* _INSTRUCTIONS FOR THE TASK_: Look through the lines below for the word "bool", and copy every line that has it.

-------- EXERCISE MATERIAL --------

int launch(ScrollBatch *b, int nframes, int plan_mode, int nal_max, hipStream_t hs, int plan_flags)
{
    int S = b->nstreams;
    if (S == 0) return SCROLL_OK;
    hipEvent_t *rev = nullptr;
    if (b->timing) {
        int rc = ring_events(b, &rev);
        if (rc) return rc;
    }
    const bool hint = b->hint_on && plan_mode != SCROLL_PLAN_EXPLICIT;
    const bool dyn = (b->dyn_on || hint) && plan_mode != SCROLL_PLAN_EXPLICIT;
    const bool lite = b->timing == 2;
    const bool lite_row = lite && dyn && !hint;
    auto mark = [&](int k) -> int {
        if (!b->timing || (!dyn && k != 0 && k != 1 && k != 4)) return SCROLL_OK;
        if (lite) {
            if ((k == 1 || k == (dyn ? 6 : 4)) && !lite_row) HIPCHK(hipEventRecord(rev[k], hs));
            return SCROLL_OK;
        }
        HIPCHK(hipEventRecord(b->ev[k], hs));
        HIPCHK(hipEventRecord(rev[k], hs));
        return SCROLL_OK;
    };
    if (b->timing) {
        b->ring_dyn[(b->ring_used - NEV) / NEV] = (uint8_t)((dyn ? 1 : 0) | (lite ? 2 : 0));
        if (!lite) b->ev_dyn = dyn ? 1 : 0;
    }
    const int ld_fr = b->max_frames;
    const int plan_debug = b->debug & (PLAN_REWIND - 1);
    int rc = mark(0);
    if (rc) return rc;
    if (!dyn) {
        scroll_launch_plan(hs, S, b->d_st, b->d_off, b->max_frames, b->d_nal, b->ld_nal, nframes, plan_mode,
                           plan_debug | plan_flags, b->d_pend, b->d_dfr, ld_fr);
        HIPCHK(hipGetLastError());
        if ((rc = mark(1)) || (rc = mark(2)) || (rc = mark(3))) return rc;
    } else {
        const bool dyn_rect = b->dyn_on && !hint;
        scroll_launch_plan(hs, S, b->d_st, b->d_off, b->max_frames, b->d_nal, b->ld_nal, nframes, plan_mode,
                           plan_debug | plan_flags | PLAN_STATE | PLAN_DYN, b->d_pend, b->d_dfr,
                           ld_fr, nullptr, 0u, 0u, dyn_rect ? b->dx.ctr : nullptr);
        HIPCHK(hipGetLastError());
        if ((rc = mark(1))) return rc;
        uint64_t *stamps = nullptr;
        if (b->debug & SCROLL_DEBUG_DYN_STAMPS) {
            const size_t slots = (2 + (size_t)b->geo.ngroups) * (size_t)nframes * S;
            if ((rc = dbg_stamps(b, slots, hs))) return rc;
            stamps = b->d_dbg + 2 * (size_t)nframes * S * 8;
        }
        b->geo.debug = b->debug;
        if (hint) {
            if (b->sp_parse) {
                if (splice_launch_parse(hs, b->sp_n, b->sp_ymax, b->d_sp_list, b->d_spf, b->d_sp_units,
                                        b->d_sp_lanes, b->sp_nslots, b->d_st, ld_fr, b->d_sp_rbsp, b->d_sp_rec)) {
                    set_err("k_splice_parse launch: %s", hipGetErrorString(hipGetLastError()));
                    return SCROLL_ERR_HIP;
                }
                b->sp_parse = 0;
            }
            if (b->fallback && b->dyn_on &&
                hint_launch_fb(hs, nframes, S, b->d_st, b->d_nal, b->ld_nal, b->d_pend, b->d_dfr, ld_fr,
                               b->d_hf, b->d_pool)) {
                set_err("k_hint_fb launch: %s", hipGetErrorString(hipGetLastError()));
                return SCROLL_ERR_HIP;
            }
            if (hint_launch_stage(hs, nframes, S, b->d_st, b->d_nal, b->ld_nal, b->d_pend,
                                  b->d_dfr, ld_fr, b->d_hf, b->d_pool, b->d_stage,
                                  b->geo.slot_bytes)) {
                set_err("k_hint_stage launch: %s", hipGetErrorString(hipGetLastError()));
                return SCROLL_ERR_HIP;
            }
            const bool combined = b->dyn_on;
            if (combined &&
                hdyn_launch_code(hs, nframes, S, b->d_st, b->d_nal, b->ld_nal, b->d_pend, b->d_dfr, ld_fr,
                                 b->d_hf, b->d_pool, b->d_spf, &b->geo, b->d_src, b->d_refs,
                                 b->d_sp_rec, b->d_sp_rbsp, b->hd_mb_words)) {
                set_err("k_hdyn_code launch: %s", hipGetErrorString(hipGetLastError()));
                return SCROLL_ERR_HIP;
            }
            if (combined && b->recon_on && b->recon_hinted) {
                const bool timed = b->timing != 0;
                if (timed && (rc = rc_events(b))) return rc;
                if (hrecon_launch(hs, nframes, S, b->d_st, b->d_nal, b->ld_nal, b->d_pend, b->d_dfr, ld_fr,
                                  b->d_hf, b->d_pool, b->d_spf, &b->geo, b->d_src, b->d_refs, b->d_rec, b->d_sse,
                                  timed ? b->rc_ev[0] : nullptr, timed ? b->rc_ev[1] : nullptr)) {
                    set_err("k_hdyn_recon launch: %s", hipGetErrorString(hipGetLastError()));
                    return SCROLL_ERR_HIP;
                }
                b->rc_timed = timed ? 1 : 0;
                b->rc_last_hint = 1;
                std::fill(b->rc_fail.begin(), b->rc_fail.end(), 0);
            }
            if ((b->sp_n > 0 || combined) &&
                splice_launch_stage(hs, nframes, S, b->d_st, b->d_nal, b->ld_nal, b->d_pend,
                                    b->d_dfr, ld_fr, b->d_hf, b->d_pool, b->d_spf, b->d_sp_rec,
                                    b->d_sp_rbsp, b->d_stage, b->geo.slot_bytes)) {
                set_err("k_splice_stage launch: %s", hipGetErrorString(hipGetLastError()));
                return SCROLL_ERR_HIP;
            }
            if ((rc = mark(6))) return rc;
        } else {
            b->dx.epoch = b->dx.epoch % 0xffffffu + 1u;
            const DynGeom &G = b->geo;
            const DynFork *fk = nullptr;
            static const bool fork_on = [] {
                const char *e = getenv("SCROLL_DYN_FORK");
                return e && e[0] == '1';
            }();
            if (fork_on) {
                if (!b->fork.side) {
                    HIPCHK(hipStreamCreateWithFlags(&b->fork.side, hipStreamNonBlocking));
                    HIPCHK(hipEventCreateWithFlags(&b->fork.e0, hipEventDisableTiming));
                    HIPCHK(hipEventCreateWithFlags(&b->fork.e1, hipEventDisableTiming));
                }
                fk = &b->fork;
            }
            if (dyn_launch_code(hs, nframes, S, b->d_st, b->d_nal, b->ld_nal, b->d_pend, b->d_dfr, ld_fr, &G,
                                b->d_src, b->d_refs, &b->dx, b->dx.epoch, b->dyn_pw / 16, stamps, fk,
                                lite_row ? rev[1] : nullptr, lite_row ? rev[6] : nullptr)) {
                set_err("k_dyn_code launch: %s", hipGetErrorString(hipGetLastError()));
                return SCROLL_ERR_HIP;
            }
            if ((rc = mark(6))) return rc;
            if (b->recon_on) {
                const bool timed = b->timing != 0;
                if (timed && (rc = rc_events(b))) return rc;
                if (recon_launch(hs, nframes, S, b->d_st, b->d_nal, b->ld_nal, b->d_pend, b->d_dfr, ld_fr, &G,
                                 b->dx.rows, b->d_src, b->d_refs, b->d_rec, b->d_sse, b->dx.ctr,
                                 timed ? b->rc_ev[0] : nullptr, timed ? b->rc_ev[1] : nullptr)) {
                    set_err("k_dyn_recon launch: %s", hipGetErrorString(hipGetLastError()));
                    return SCROLL_ERR_HIP;
                }
                b->rc_timed = timed ? 1 : 0;
                b->rc_last_hint = 0;
            }
            if (dyn_launch_pack(hs, nframes, S, b->d_st, b->d_nal, b->ld_nal, b->d_pend, b->d_dfr, ld_fr, &G,
                                &b->dx, b->d_stage, stamps ? b->d_dbg : nullptr, fk)) {
                set_err("k_dyn_static / k_dyn_epfix launch: %s", hipGetErrorString(hipGetLastError()));
                return SCROLL_ERR_HIP;
            }
        }
        if ((rc = mark(2))) return rc;
        scroll_launch_plan(hs, S, b->d_st, b->d_off, b->max_frames, b->d_nal, b->ld_nal, nframes, plan_mode,
                           plan_debug | plan_flags | PLAN_SIZE | PLAN_DYN, b->d_pend, b->d_dfr,
                           ld_fr, (b->dyn_on && !b->hint_on) ? (const uint32_t *)b->dx.ctr : nullptr,
                           b->geo.rs_spill_cap, b->geo.gen_cap);
        HIPCHK(hipGetLastError());
        if ((rc = mark(3))) return rc;
    }
    const size_t slots = scroll_emit_stamp_slots(nal_max, S);
    if (slots && (b->debug & SCROLL_DEBUG_EMIT_STAMPS) && (rc = dbg_stamps(b, slots, hs))) return rc;
    scroll_launch_emit(hs, S, nal_max, b->d_st, b->d_nal, b->ld_nal, b->d_arena, (uint64_t)b->ld_arena, b->debug,
                       b->d_dbg);
    HIPCHK(hipGetLastError());
    if ((rc = mark(4))) return rc;
    if (dyn && dyn_launch_emit(hs, nframes, S, b->d_st, b->d_nal, b->ld_nal, b->d_dfr, ld_fr,
                               &b->geo, b->d_stage, hint ? nullptr : &b->dx, b->d_arena,
                               (uint64_t)b->ld_arena,
                               (b->debug & SCROLL_DEBUG_DYN_STAMPS) && b->d_dbg
                                   ? b->d_dbg + (size_t)nframes * S * 8 : nullptr)) {
        set_err("k_dyn_gather launch: %s", hipGetErrorString(hipGetLastError()));
        return SCROLL_ERR_HIP;
    }
    if ((rc = mark(5))) return rc;
    if (b->timing == 1) b->timed_pending = 1;
    b->host_valid = 0;
    b->nal_cache_valid = 0;
    b->last = hs;
    return SCROLL_OK;
}

int stream_fail_code(ScrollBatch *b, int s)
{
    const int32_t e = b->h_st[s].err;
    if (!e) return SCROLL_OK;
    if (e & SCROLL_DEVERR_HANDOFF) return SCROLL_ERR_DEVICE;
    if (e & SCROLL_DEVERR_SPLICE) {
        int st = 0;
        for (int ff = 0; ff < b->max_frames && !st; ++ff)
            if (splice_frame_status(b, (size_t)s * b->max_frames + ff, &st)) break;
        return st == HDYN_STATUS_OVERFLOW ? SCROLL_ERR_OVERFLOW : SCROLL_ERR_CONFIG;
    }
    if (e & SCROLL_DEVERR_HINT) return SCROLL_ERR_CONFIG;
    return SCROLL_ERR_OVERFLOW;
}

int load_nals(ScrollBatch *b)
{
    if (b->nal_cache_valid) return SCROLL_OK;
    int rc = batch_host_sync(b);
    if (rc) return rc;
    b->nal_cache.resize((size_t)b->nstreams * b->ld_nal);
    HIPCHK(hipMemcpy(b->nal_cache.data(), b->d_nal, b->nal_cache.size() * sizeof(NalDesc),
                     hipMemcpyDeviceToHost));
    b->nal_cache_valid = 1;
    return SCROLL_OK;
}

}
}

extern "C" {

const char *scroll_last_error(void) { return g_err; }

const char *scroll_version(void) { return "h264scroll-amd 0.1 (gfx950)"; }

int scroll_device_count(void) { return usable_devices(nullptr); }

int scroll_batch_create(ScrollBatch **out, const ScrollBatchDesc *desc)
{
    if (!out || !desc || desc->max_streams <= 0 || desc->max_frames <= 0 ||
        desc->arena_bytes == 0 ||
        (desc->mode != SCROLL_MODE_COMPOSER && desc->mode != SCROLL_MODE_EXPERIMENT)) {
        set_err("scroll_batch_create: bad descriptor");
        return SCROLL_ERR_ARG;
    }
    *out = nullptr;
    std::vector<int> ids;
    if (!usable_devices(&ids)) return SCROLL_ERR_NO_DEVICE;
    int n = 0;
    (void)hipGetDeviceCount(&n);
    if (desc->device < 0 || desc->device >= n) {
        set_err("scroll_batch_create: device %d out of range (%d visible)", desc->device, n);
        return SCROLL_ERR_ARG;
    }
    bool ok = false;
    for (int i : ids) ok |= (i == desc->device);
    if (!ok) {
        set_err("scroll_batch_create: device %d is not gfx950", desc->device);
        return SCROLL_ERR_NO_DEVICE;
    }
    HIPCHK(hipSetDevice(desc->device));
    ScrollBatch *b = new ScrollBatch();
    b->device = desc->device;
    b->mode = desc->mode;
    b->max_streams = desc->max_streams;
    b->max_frames = desc->max_frames;
    b->arena_bytes = desc->arena_bytes;
    b->ld_arena = (desc->arena_bytes + 128 + 255) & ~(size_t)255;
    b->ld_nal = 2 * desc->max_frames;
    size_t S = (size_t)desc->max_streams;
    hipError_t e = hipSuccess;
    if (e == hipSuccess) e = hipMalloc(&b->d_st, S * sizeof(DevStream));
    if (e == hipSuccess) e = hipHostMalloc(&b->h_st, S * sizeof(DevStream), hipHostMallocDefault);
    if (e == hipSuccess) e = hipMalloc(&b->d_off, S * (size_t)desc->max_frames * sizeof(int32_t));
    if (e == hipSuccess) e = hipMalloc(&b->d_nal, S * (size_t)b->ld_nal * sizeof(NalDesc));
    if (e == hipSuccess) e = hipMalloc(&b->d_arena, S * b->ld_arena);
    if (e == hipSuccess) e = hipMalloc(&b->d_pend, S * sizeof(PlanPending));
    if (e == hipSuccess) e = hipStreamCreateWithFlags(&b->own, hipStreamNonBlocking);
    for (int i = 0; i < NEV && e == hipSuccess; ++i) e = timing_event(&b->ev[i]);
    if (e == hipSuccess) e = hipMemset(b->d_st, 0, S * sizeof(DevStream));
    if (e == hipSuccess) e = hipMemset(b->d_off, 0, S * (size_t)desc->max_frames * sizeof(int32_t));
    if (e != hipSuccess) {
        scroll_batch_destroy(b);
        return hip_fail("scroll_batch_create", e);
    }
    memset(b->h_st, 0, S * sizeof(DevStream));
    b->last = b->own;
    *out = b;
    return SCROLL_OK;
}
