__global__ __launch_bounds__(256) void kcore_init_kernel(int n, const int32_t *__restrict__ row_ptr,
                                                         const int32_t *__restrict__ col, int32_t *__restrict__ deg)
{
    const int lig = threadIdx.x & 7;
    const int64_t v = ((int64_t)blockIdx.x * 256 + threadIdx.x) >> 3;
    if (v >= n) return;
    int cnt = 0;
    for (int e = row_ptr[v] + lig, end = row_ptr[v + 1]; e < end; e += 8) cnt += (col[e] != (int)v);
    cnt += __shfl_xor(cnt, 1, 8);
    cnt += __shfl_xor(cnt, 2, 8);
    cnt += __shfl_xor(cnt, 4, 8);
    if (lig == 0) deg[v] = cnt;
}

__device__ __forceinline__ bool kc_claim(unsigned *claimed, int v)
{
    const unsigned bit = 1u << (v & 31);
    return (atomicOr(&claimed[v >> 5], bit) & bit) == 0;
}

__global__ __launch_bounds__(256) void kcore_level_kernel(int n, int k, int chunk, const int32_t *__restrict__ row_ptr,
                                                          const int32_t *__restrict__ col, int32_t *deg,
                                                          unsigned *claimed, int32_t *pool_v, int32_t *pool_prev,
                                                          KcoreCtl *ctl)
{
    __shared__ int q[KC_QCAP];
    __shared__ int s_tail, s_top;
    const int tid = threadIdx.x;
    if (tid == 0) { s_tail = 0; s_top = -1; }
    __syncthreads();

    auto push = [&](int u) {
        const int pos = atomicAdd(&s_tail, 1);
        if (pos < KC_QCAP) {
            q[pos] = u;
        } else {
            const int p = atomicAdd(&ctl->pool_tail, 1);
            pool_v[p] = u;
            pool_prev[p] = atomicExch(&s_top, p);
        }
    };

    const int lo = blockIdx.x * chunk, hi = min(n, lo + chunk);
    for (int v = lo + tid; v < hi; v += 256)
        if (__hip_atomic_load(&deg[v], __ATOMIC_RELAXED, __HIP_MEMORY_SCOPE_AGENT) == k && kc_claim(claimed, v)) push(v);

    const int grp = tid / KC_GROUP, lig = tid % KC_GROUP, ngrp = 256 / KC_GROUP;
    const int wv = tid >> 6, wl = tid & 63;
    auto relax = [&](int v, int u) {
        if (u == v) return;
        if (__hip_atomic_load(&deg[u], __ATOMIC_RELAXED, __HIP_MEMORY_SCOPE_AGENT) > k) {
            const int old = atomicSub(&deg[u], 1);
            if (old == k + 1) {
                if (kc_claim(claimed, u)) push(u);
            } else if (old <= k) {
                atomicAdd(&deg[u], 1);
            }
        }
    };
    int begin = 0, processed = 0;
    for (;;) {
        __syncthreads();
        int tail = min(s_tail, KC_QCAP);
        __syncthreads();
        if (begin == tail) {
// ... 808 lines not shown
        __syncthreads();
        auto emit_step = [&](int t) {
            for (int r = wave; r <= last; r += 8)
                gru_layernorm_row(sbuf[r], a.out + ((row0 + r) * steps + t) * GRU_H, lane, a.gamma, a.beta, a.eps);
            __syncthreads();
        };
        if (!REDUCE) emit_step(0);

        for (int t = 1; t < steps; ++t) {
            const int pb = (t - 1) & 1, cb = t & 1;
            const float *gi_t = gi_tile + t * 3 * GRU_H;
            f4v acc[2][3], gq[2][3];
#pragma unroll
            for (int rt = 0; rt <= GRU_RT; ++rt) {
                const int cur = rt & 1, prv = cur ^ 1;
                if (rt < GRU_RT) {
                    const float *p = gi_t + goff(rt);
                    gq[cur][0] = *(const f4v *)p; gq[cur][1] = *(const f4v *)(p + GRU_H); gq[cur][2] = *(const f4v *)(p + 2 * GRU_H);
#pragma unroll
                    for (int g = 0; g < 3; ++g) acc[cur][g] = zero4;
#pragma unroll
                    for (int c = 0; c < 4; ++c) {
                        bf8v af[3];
#pragma unroll
                        for (int sp = 0; sp < 3; ++sp) af[sp] = *(const bf8v *)(&Hs[pb][sp][rt * 16 + col][c * 32 + 8 * grp]);
#define CTGCN_X3_MFMA(I, J)                                                                                              \
                        _Pragma("unroll") for (int g = 0; g < 3; ++g)                                                    \
                            acc[cur][g] = __builtin_amdgcn_mfma_f32_16x16x32_bf16(Wf[J][c][g], af[I], acc[cur][g], 0, 0, 0);
                        CTGCN_X3_PAIRS(CTGCN_X3_MFMA)
#undef CTGCN_X3_MFMA
                    }
                }
                if (rt > 0) {
                    const int rp = rt - 1;
                    const f4v h = gates(gq[prv][0], gq[prv][1], gq[prv][2], acc[prv][0], acc[prv][1], acc[prv][2], hreg[rp], t, rp * 16 + col);
                    hreg[rp] = h;
                    publish(cb, rp * 16 + col, h);
                    if (REDUCE) {
                        f4v *sp_ = (f4v *)(&sbuf[rp * 16 + col][oc]);
                        *sp_ = *sp_ + h;
                    }
                }
            }
            __syncthreads();
            if (!REDUCE) emit_step(t);
        }
        if (REDUCE)
            for (int r = wave; r <= last; r += 8)
                gru_layernorm_row(sbuf[r], a.out + (row0 + r) * a.ldo, lane, a.gamma, a.beta, a.eps);
        __syncthreads();
    }
}

typedef _Float16 h8v __attribute__((ext_vector_type(8)));
typedef _Float16 h4v __attribute__((ext_vector_type(4)));

__device__ __forceinline__ void h2_scale(float m, float &s, float &inv_s)
{
    int e = (int)(__float_as_uint(m) >> 23);
    e = e < 15 ? 15 : (e > 253 ? 253 : e);
    s = __uint_as_float((uint32_t)(e - 14) << 23);
    inv_s = __uint_as_float((uint32_t)(268 - e) << 23);
}
template <int RS>
__device__ __forceinline__ void h2_split(float xs, _Float16 &a, _Float16 &b)
{
    a = (_Float16)xs;
    b = (_Float16)((xs - (float)a) * (float)RS);
}
template <int LPR>
__device__ __forceinline__ float group_max(float m)
{
    uint32_t u = __float_as_uint(m);
    auto dpp = [](uint32_t v, auto ctrl) { return (uint32_t)__builtin_amdgcn_update_dpp(0, (int)v, decltype(ctrl)::value, 0xf, 0xf, true); };
    u = max(u, dpp(u, std::integral_constant<int, 0xB1>{}));
    u = max(u, dpp(u, std::integral_constant<int, 0x4E>{}));
    u = max(u, dpp(u, std::integral_constant<int, 0x141>{}));
    u = max(u, dpp(u, std::integral_constant<int, 0x140>{}));
    u = max(u, (uint32_t)__shfl_xor((int)u, 16, 64));
    if (LPR == 64) u = max(u, (uint32_t)__shfl_xor((int)u, 32, 64));
    return __uint_as_float(u);
}
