void beam_search_hook(const float* logp, int t, int c, uint32_t width, int impl, std::vector<uint32_t>* l,
                      std::vector<uint32_t>* p, double* score, std::vector<float>* step_logp) {
    if (impl == 2 && t > 0) {
        DeviceScope bind(-1);
        if (!k::ctc_beam_supported(c, (int)width)) fail(OCRS_ERR_CAPACITY, "beam search on the GPU supports up to 128 classes and width 128");
        Workspace ws;
        std::vector<int32_t> meta(1 + t + 1);
        meta[0] = t;
        for (int i = 0; i <= t; i++) meta[1 + i] = i;
        int32_t* d_meta = ws.alloc_n<int32_t>(meta.size());
        float* d_logp = ws.alloc_n<float>((size_t)t * c);
        ws.upload(d_meta, meta.data(), meta.size() * sizeof(int32_t));
        ws.upload(d_logp, logp, (size_t)t * c * sizeof(float));
        const size_t arena = k::ctc_beam_arena_entries(t, (int)width);
        int2* d_nodes = ws.alloc_n<int2>(arena);
        int2* d_posn = ws.alloc_n<int2>(arena);
        uint32_t* d_ol = ws.alloc_n<uint32_t>(t);
        uint32_t* d_op = ws.alloc_n<uint32_t>(t);
        int32_t* d_cnt = ws.alloc_n<int32_t>(1);
        double* d_score = score ? ws.alloc_n<double>(1) : nullptr;
        float* d_slp = score ? ws.alloc_n<float>(t) : nullptr;
        k::ctc_beam_packed(d_logp, d_meta, d_meta + 1, 1, t, c, (int)width, nullptr, d_nodes, d_posn, d_ol, d_op, d_cnt, ws.s(),
                           d_score, d_slp);
        std::vector<uint32_t> hl(t), hp(t);
        std::vector<float> hs(score ? t : 0);
        int32_t cnt = 0;
        ws.download(hl.data(), d_ol, (size_t)t * 4);
        ws.download(hp.data(), d_op, (size_t)t * 4);
        ws.download(&cnt, d_cnt, 4);
        if (score) {
            ws.download(score, d_score, sizeof(double));
            ws.download(hs.data(), d_slp, (size_t)t * sizeof(float));
        }
        ws.sync();
        OCRS_HIP(hipGetLastError());
        l->assign(hl.begin(), hl.begin() + cnt);
        p->assign(hp.begin(), hp.begin() + cnt);
        if (score) step_logp->assign(hs.begin(), hs.begin() + cnt);
    } else {
        double bs = 0.0;
        const std::vector<CtcStep> st = t == 0 ? std::vector<CtcStep>()
                                              : (impl == 1 ? ctc_beam_search_reference(logp, t, c, c, width, &bs)
                                                           : ctc_beam_search(logp, t, c, c, width, &bs));
        l->resize(st.size()); p->resize(st.size());
        for (size_t i = 0; i < st.size(); i++) { (*l)[i] = st[i].label; (*p)[i] = st[i].pos; }
        if (score) score_line(logp, t, c, c, nullptr, st, &bs, step_logp, score);
    }
}

}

--------

* _ANSWER BOX_:
    const bool hint = b->hint_on && plan_mode != SCROLL_PLAN_EXPLICIT;
    const bool dyn = (b->dyn_on || hint) && plan_mode != SCROLL_PLAN_EXPLICIT;
    const bool lite = b->timing == 2;
    const bool lite_row = lite && dyn && !hint;
        const bool dyn_rect = b->dyn_on && !hint;
            const bool combined = b->dyn_on;
                const bool timed = b->timing != 0;
            static const bool fork_on = [] {
                const bool timed = b->timing != 0;
    bool ok = false;
__device__ __forceinline__ bool kc_claim(unsigned *claimed, int v)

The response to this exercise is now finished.